CVE-2025-57801 is a high-severity cryptographic signature verification vulnerability affecting versions of Consensys' gnark framework prior to 0.14.0. Gnark is a zero-knowledge proof system framework that supports native EdDSA and ECDSA signature circuits. The vulnerability arises from improper verification of the S value in cryptographic signatures within the Verify function in eddsa.go and ecdsa.go. Specifically, the code fails to assert that the signature component S satisfies the condition 0 ≤ S < order, which is a fundamental requirement to prevent signature malleability. Signature malleability allows multiple distinct signatures to be considered valid for the same message, undermining the uniqueness and integrity of signatures. In gnark's context, this is exacerbated because its native EdDSA and ECDSA circuits lack essential constraints, allowing multiple distinct witnesses to satisfy the same public inputs. This flaw can be exploited in protocols that derive nullifiers or anti-replay checks from the signature components R and S, enabling attackers to manipulate signatures to bypass replay protections or double spend tokens. The vulnerability does not require authentication or user interaction to exploit but requires local access (AV:L) to the vulnerable system. The CVSS 4.0 score is 8.6 (high), reflecting the high impact on confidentiality and integrity, with limited availability impact. The issue was addressed in gnark version 0.14.0 by adding proper constraints and verification checks on the S value to prevent malleability. No known exploits are currently reported in the wild.

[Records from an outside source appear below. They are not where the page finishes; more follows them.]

# Parskatt/RoMa

Hardware: AMD Instinct MI355X
Metric: image-pairs/sec, roma_outdoor 560->864, batch=8 per GPU (higher is better)
Workload: dtype bf16; 1 GPU; roma_outdoor match() 560->864, symmetric, upsample_preds, 8 pairs/GPU/step, seeded synthetic weights + N(0,1) images; precision policy of the reference's bf16 timing script: bfloat16 DINOv2 + float16 autocast for VGG / decoder / refiners (ROMA_MIXED), f32 accumulate; precision_policy=mixed, global_batch=8, streams_per_gpu=2, parallelism=single GPU, outputs_finite=True

## Files before the change

include/roma_hip.h:

```cpp
#ifndef ROMA_HIP_H
#define ROMA_HIP_H
#include <stdint.h>
#ifdef __cplusplus
extern "C" {
#endif

typedef struct roma_model* roma_handle_t;

enum { ROMA_F32 = 0, ROMA_BF16 = 1, ROMA_F16 = 2,
       ROMA_MIXED = 3 };
int roma_h16_format(void);
enum { ROMA_ERR_ARG = -1, ROMA_ERR_HIP = -2, ROMA_ERR_STATE = -3 };

typedef struct {
  int coarse_h, coarse_w;
  int upsample_h, upsample_w;
  int symmetric;
  int upsample_preds;
  int attenuate_cert;
  int precision;
  int max_batch;
  int device;
} roma_config_t;

const char* roma_last_error(void);
const char* roma_version(void);
#define ROMA_ABI_VERSION 5
int roma_abi_stamp(void);
int roma_self_check(void);

typedef struct {
  const float *ln1_w, *ln1_b, *ln2_w, *ln2_b;
  const float *ls1, *ls2;
  const void *qkv_w, *proj_w, *fc1_w, *fc2_w;
  const float *qkv_b, *proj_b, *fc1_b, *fc2_b;
  int qkv_ldw, proj_ldw, fc1_ldw, fc2_ldw;
} roma_vit_block_t;

typedef struct {
  int B, H, W;
  int act;
  int bf16_residual;
  const float *im_a, *im_b;
  const void* patch_w;
  const float* patch_b;
  int patch_ldw;
  const float *cls_tok, *pos_emb;
  const roma_vit_block_t* blocks;
  int nblocks;
  const float *norm_w, *norm_b;
  void *col, *pt, *x, *xs, *ln, *ao, *hid, *q, *k, *vt;
  void* feat_out;
} roma_vit_args_t;
int roma_vit_forward(const roma_vit_args_t* a, void* stream);
int roma_op_convert_from_bf16(const void* in_bf16, void* out_h16, long n, void* stream);

int roma_create(const roma_config_t* cfg, roma_handle_t* out);
int roma_set_tensor(roma_handle_t h, const char* name, int ndim, const int64_t* shape, const void* data, int is_int64);
int roma_finalize(roma_handle_t h);
int roma_set_option(roma_handle_t h, const char* key, int value);
int roma_set_option_f(roma_handle_t h, const char* key, double value);
int roma_match(roma_handle_t h, int B, const float* im_a, const float* im_b, const float* im_a_hr,
               const float* im_b_hr, float* warp_out, float* cert_out, void* stream);
typedef struct {
  int upsample;
  int symmetric;
  double scale_factor;
  const float* seed_flow;
  const float* seed_cert;
  int seed_h, seed_w;
  float* flow[5];
  float* cert[5];
  void* feat[5];
} roma_forward_args_t;
int roma_forward(roma_handle_t h, int B, const float* im_a, const float* im_b, const roma_forward_args_t* a, void* stream);
long roma_debug_fetch(roma_handle_t h, const char* name, void* dst_host, long nbytes);
int roma_debug_inject(roma_handle_t h, const char* name, const void* src_host, long nbytes);
long roma_debug_trace(roma_handle_t h, int slot, unsigned long long* sums_host, long max_entries, char* names_host,
                      long names_bytes);
int roma_destroy(roma_handle_t h);
int roma_tuning(const char* key, int value);
long roma_tuning_describe(char* buf, long nbytes);
long roma_debug_gemm_trace(unsigned int* dst_host, long nbytes);
int roma_profile_enable(int on);
long roma_profile_report(char* buf, long nbytes);


int roma_op_local_corr(const void* feature0, const void* feature1, const float* warp, void* out, int B, int H, int W,
                       int C, int K, int nearest, int dt_in, int dt_out, void* stream);
int roma_op_local_corr_window(const void* feature0, const void* feature1, const float* warp, void* out, int B, int H,
                              int W, int C, int radius, float scale, long ldo, int dt_in, int dt_out, void* stream);

int roma_op_gemm(const void* A, long lda, const void* W, long ldw, void* C, long ldc, int M, int N, int K, int batch,
                 long sA, long sW, long sC, const float* bias, const float* scale, const float* res, long ldr,
                 int act, float alpha, int dt_in, int dt_out, void* stream);
int roma_op_conv3x3(const void* in, const void* w, const float* bias, void* out, int B, int H, int W, int Cin, int Cout,
                    int relu, int dt, void* stream);
int roma_op_conv3x3_slab(const void* in, const void* w, const float* bias, void* out, int B, int H, int W, int Cin, int Cout,
                         int relu, int dt, void* stream);
int roma_op_attention(const void* q, const void* k, const void* vt, void* out, int B, int heads, int N, int npad, int hd,
                      int dt_in, int dt_out, void* stream);
int roma_op_qkv_scatter_gemm(const void* A, const void* W, const float* bias, void* q, void* k, void* vt, int B, int N,
                             int npad, int heads, int hd, int K, int dt_in, int dt_out, void* stream);
int roma_op_layernorm(const float* x, const float* w, const float* b, void* out, long M, int D, float eps, int dt_out,
                      void* stream);
int roma_op_layernorm_dt(const void* x, int dt_in, const float* w, const float* b, void* out, long M, int D, float eps,
                         int dt_out, void* stream);
int roma_op_gemm_res_bf16(const void* A, long lda, const void* W, long ldw, void* C, long ldc, int M, int N, int K,
                          const float* bias, const float* scale, const void* res, long ldr, void* stream);
int roma_op_cholesky_solve_t(float* A, float* Ft, float* LT, float* Linv, float* LinvT, int n, int d, int batch,
                             void* stream);
int roma_op_gp(const void* x, const void* y, const float* pos_w, const float* pos_b, float* mu, int b, int h, int w, int dt,
               void* stream);
int roma_op_cls_to_flow(const float* logits, long ld, float* flow, float* cert, long M, void* stream);
int roma_op_resize_bilinear(const float* in, float* out, int B, int Hin, int Win, int Hout, int Wout, int nc,
                            void* stream);
int roma_op_refiner_input(const void* feat, long ldf, const float* flow, void* d, long ldd, const float* emb_w,
                          const float* emb_b, int B, int H, int W, int C, int E, int Kcorr, int nimg, int shift,
                          float disp_scale, int dt, void* stream);
int roma_op_dwconv5x5(const void* in, void* out, const float* w, const float* bias, int B, int H, int W, int Cp, int dt,
                      void* stream);
int roma_op_refiner_block(const void* in, void* out, const float* dw_w, const float* dw_b, const void* pw,
                          const float* pw_b, int B, int H, int W, int Cp, int dt, void* stream);
int roma_op_refiner_block_final(const void* in, float* delta, const float* dw_w, const float* dw_b, const void* pw_final,
                                const float* bias_final, int B, int H, int W, int Cp, int dt, void* stream);
int roma_op_refiner_apply_delta(const float* delta, float* flow, float* cert, long M, float sx, float sy, void* stream);
int roma_op_kde(const float* x, long n, int down, float std, int half_inputs, float* density, void* stream);
int roma_op_sample_warp_at(const float* warp, const float* cert, int H, int W, const float* xa, long n, float* xa_to_b,
                           float* cert_a, void* stream);
int roma_op_mutual_nn(const float* a, long na, const float* b, long nb, const float* cert_a, float cert_th, float max_dist,
                      int* match_b, void* ws_a, void* ws_b, void* stream);
int roma_op_mutual_nn_count(const float* a, long na, const float* b, long nb, const float* cert_a, float cert_th, float max_dist,
                            void* ws_a, void* ws_b, long long* offsets, void* stream);
int roma_op_mutual_nn_fill(const float* a, long na, const float* b, long nb, const float* cert_a, float cert_th, float max_dist,
                           const void* ws_a, const void* ws_b, long long* offsets, long long* pairs, void* stream);
long roma_op_multinomial_workspace(long n, long k);
int roma_op_multinomial(const float* weights, long n, long k, unsigned long long seed, long long* out_indices, void* workspace,
                        long workspace_bytes, void* stream);
long roma_op_ransac_workspace(int B, int N);
int roma_op_ransac(int model, const float* kpts_a, const float* kpts_b, const int* counts, const unsigned long long* seeds, int B,
                   int N, float threshold, double confidence, int max_iters, int refine, double* out_model, unsigned char* out_mask,
                   unsigned char* out_ok, int* out_info, void* workspace, long workspace_bytes, void* stream);
long roma_op_magsac_workspace(int B, int N);
int roma_op_magsac(int model, const float* kpts_a, const float* kpts_b, const int* counts, const unsigned long long* seeds, int B,
                   int N, float threshold, double confidence, int max_iters, int lo_iters, double* out_model, unsigned char* out_mask,
                   unsigned char* out_ok, int* out_info, double* out_score, void* workspace, long workspace_bytes, void* stream);
long roma_op_essential_workspace(int B, int N);
int roma_op_essential(const float* kpts_a, const float* kpts_b, const int* counts, const unsigned long long* seeds,
                      const double* camera_matrix, int B, int N, float threshold, double prob, int max_iters, double* out_e,
                      unsigned char* out_mask, unsigned char* out_ok, int* out_info, void* workspace, long workspace_bytes,
                      void* stream);
long roma_op_essential_magsac_workspace(int B, int N);
int roma_op_essential_magsac(const float* kpts_a, const float* kpts_b, const int* counts, const unsigned long long* seeds,
                             const double* camera_matrix, int B, int N, float threshold, double prob, int max_iters, int lo_iters,
                             double* out_e, unsigned char* out_mask, unsigned char* out_ok, int* out_info, double* out_score,
                             void* workspace, long workspace_bytes, void* stream);
int roma_op_essential_minimal(const double* x0, const double* x1, int S, double* out_e, int* out_n, void* stream);
long roma_op_recover_pose_workspace(int B, int N);
int roma_op_recover_pose(const double* E, const float* kpts_a, const float* kpts_b, const unsigned char* mask, const int* counts,
                         const double* camera_matrix, int B, int N, double distance_thresh, int* out_n_good, double* out_r,
                         double* out_t, unsigned char* out_mask, void* workspace, long workspace_bytes, void* stream);
long roma_op_refine_pose_workspace(int B, int N);
int roma_op_refine_pose(const double* R, const double* t, const float* kpts_a, const float* kpts_b, const int* counts,
                        const unsigned char* valid, int B, int N, double thr, int max_steps, double* out_r, double* out_t,
                        unsigned char* out_mask, int* out_info, void* workspace, long workspace_bytes, void* stream);
long roma_op_refine_model_workspace(int B, int N);
int roma_op_refine_model(int model, const double* M, const float* kpts_a, const float* kpts_b, const int* counts,
                         const unsigned char* valid, int B, int N, double thr, int max_steps, double* out_m, unsigned char* out_mask,
                         int* out_info, double* out_cost, void* workspace, long workspace_bytes, void* stream);
int roma_op_nchw_to_nhwc(const float* in, float* out, int B, int C, int H, int W, void* stream);
int roma_op_tiny_pos_embed(const float* corr_volume, float* out, int B, int H1, int W1, int H0, int W0, int exact_softmax,
                           void* stream);
int roma_op_gray_instnorm(const float* in, float* out, int B, int H, int W, int C, float eps, void* stream);
int roma_op_conv2d_nhwc(const float* in, const float* w, const float* bias, const float* res, float* out, int B, int H, int W,
                        int Cin, int Cout, int K, int stride, int pad, int relu, void* stream);
int roma_op_avgpool_nhwc(const float* in, float* out, int B, int H, int W, int C, int k, void* stream);
int roma_op_add3(const float* a, const float* b, const float* c, float* out, long n, void* stream);
int roma_op_tiny_matcher_input(const float* f0, const float* f1, const float* warp, int warp_channels, float* d, int B, int H,
                               int W, int H1, int W1, int C, int Cp, void* stream);
int roma_op_tiny_update(const float* base, int base_channels, const float* delta, long ldd, float sx, float sy, float* out,
                        long npix, void* stream);
int roma_op_tiny_final(const float* matches, float* warp, float* certainty, int B, int H, int W, void* stream);
int roma_op_visualize_warp(const float* warp, const float* certainty, const float* im_a, const float* im_b, int H, int W,
                           int symmetric, int im_h, int im_w, float* out, void* stream);
int roma_op_fb_consistency(const float* flow_fwd, const float* flow_bwd, int B, int H, int W, float th_n, float* out,
                           void* stream);
int roma_op_maxpool2x2(const void* in, void* out, int B, int H, int W, int C, int dt, void* stream);
int roma_op_pool_proj(const void* in, void* pooled, void* pf, const void* pw, long ldw, const float* pb, int N, int ldf, int B, int H,
                      int W, int C, int dt, void* stream);
int roma_op_refiner_out(const void* d, long ldd, int dt, const float* w, const float* b, float* flow, float* cert, long M,
                        int Cp, float sx, float sy, void* stream);
int roma_op_conv3x3_c3(const float* img, const float* w, const float* bias, void* out, int B, int H, int W, int dt_out,
                       void* stream);
int roma_op_conv3x3_c3_bf16(const float* img, const void* w, const float* bias, void* out, int B, int H, int W, void* stream);

#ifdef __cplusplus
}
#endif
#endif
```

roma_amd/_lib.py:

```python
from __future__ import annotations

import ctypes as C
import os

_HERE = os.path.dirname(os.path.abspath(__file__))
_HERE = os.environ.get("ROMA_LIB_DIR", _HERE)
LIB_PATH = os.path.join(_HERE, "libroma_hip.so")
LIB_PATHS = {"bf16": LIB_PATH, "f16": os.path.join(_HERE, "libroma_hip_f16.so")}

ROMA_F32, ROMA_BF16, ROMA_F16, ROMA_MIXED = 0, 1, 2, 3
H16_CODE = {"bf16": ROMA_BF16, "f16": ROMA_F16}
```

For European organizations leveraging gnark for zero-knowledge proof implementations—particularly in blockchain, privacy-preserving protocols, or cryptographic applications—this vulnerability poses a significant risk. Exploitation could allow attackers to forge or manipulate signatures, leading to double spending or replay attacks in financial or identity systems. This undermines trust in cryptographic guarantees, potentially causing financial losses, regulatory non-compliance (especially under GDPR if data integrity is compromised), and reputational damage. Given the growing adoption of zero-knowledge proofs in privacy-sensitive sectors such as finance, healthcare, and government services in Europe, the impact could be widespread. The vulnerability could also affect interoperability and security of cross-border transactions and services relying on gnark-based proofs. Although no exploits are known yet, the high severity and ease of exploitation without authentication suggest that threat actors could develop attacks rapidly once the vulnerability is public knowledge.

European organizations using gnark should immediately upgrade to version 0.14.0 or later, where the vulnerability is fixed. Beyond upgrading, organizations should audit their use of gnark’s EdDSA and ECDSA circuits to ensure that signature verification is correctly implemented and that no custom modifications reintroduce malleability risks. It is advisable to implement additional application-layer checks for signature uniqueness and replay protection, such as maintaining nonce or nullifier state independently of signature components. Security teams should conduct thorough code reviews and penetration testing focusing on signature handling and zero-knowledge proof validation. Monitoring for anomalous transaction patterns indicative of double spending or replay attacks should be enhanced. For critical systems, consider isolating gnark-based components and applying strict access controls to limit local exploitation opportunities. Finally, maintain awareness of updates from Consensys and the gnark project for any further patches or advisories.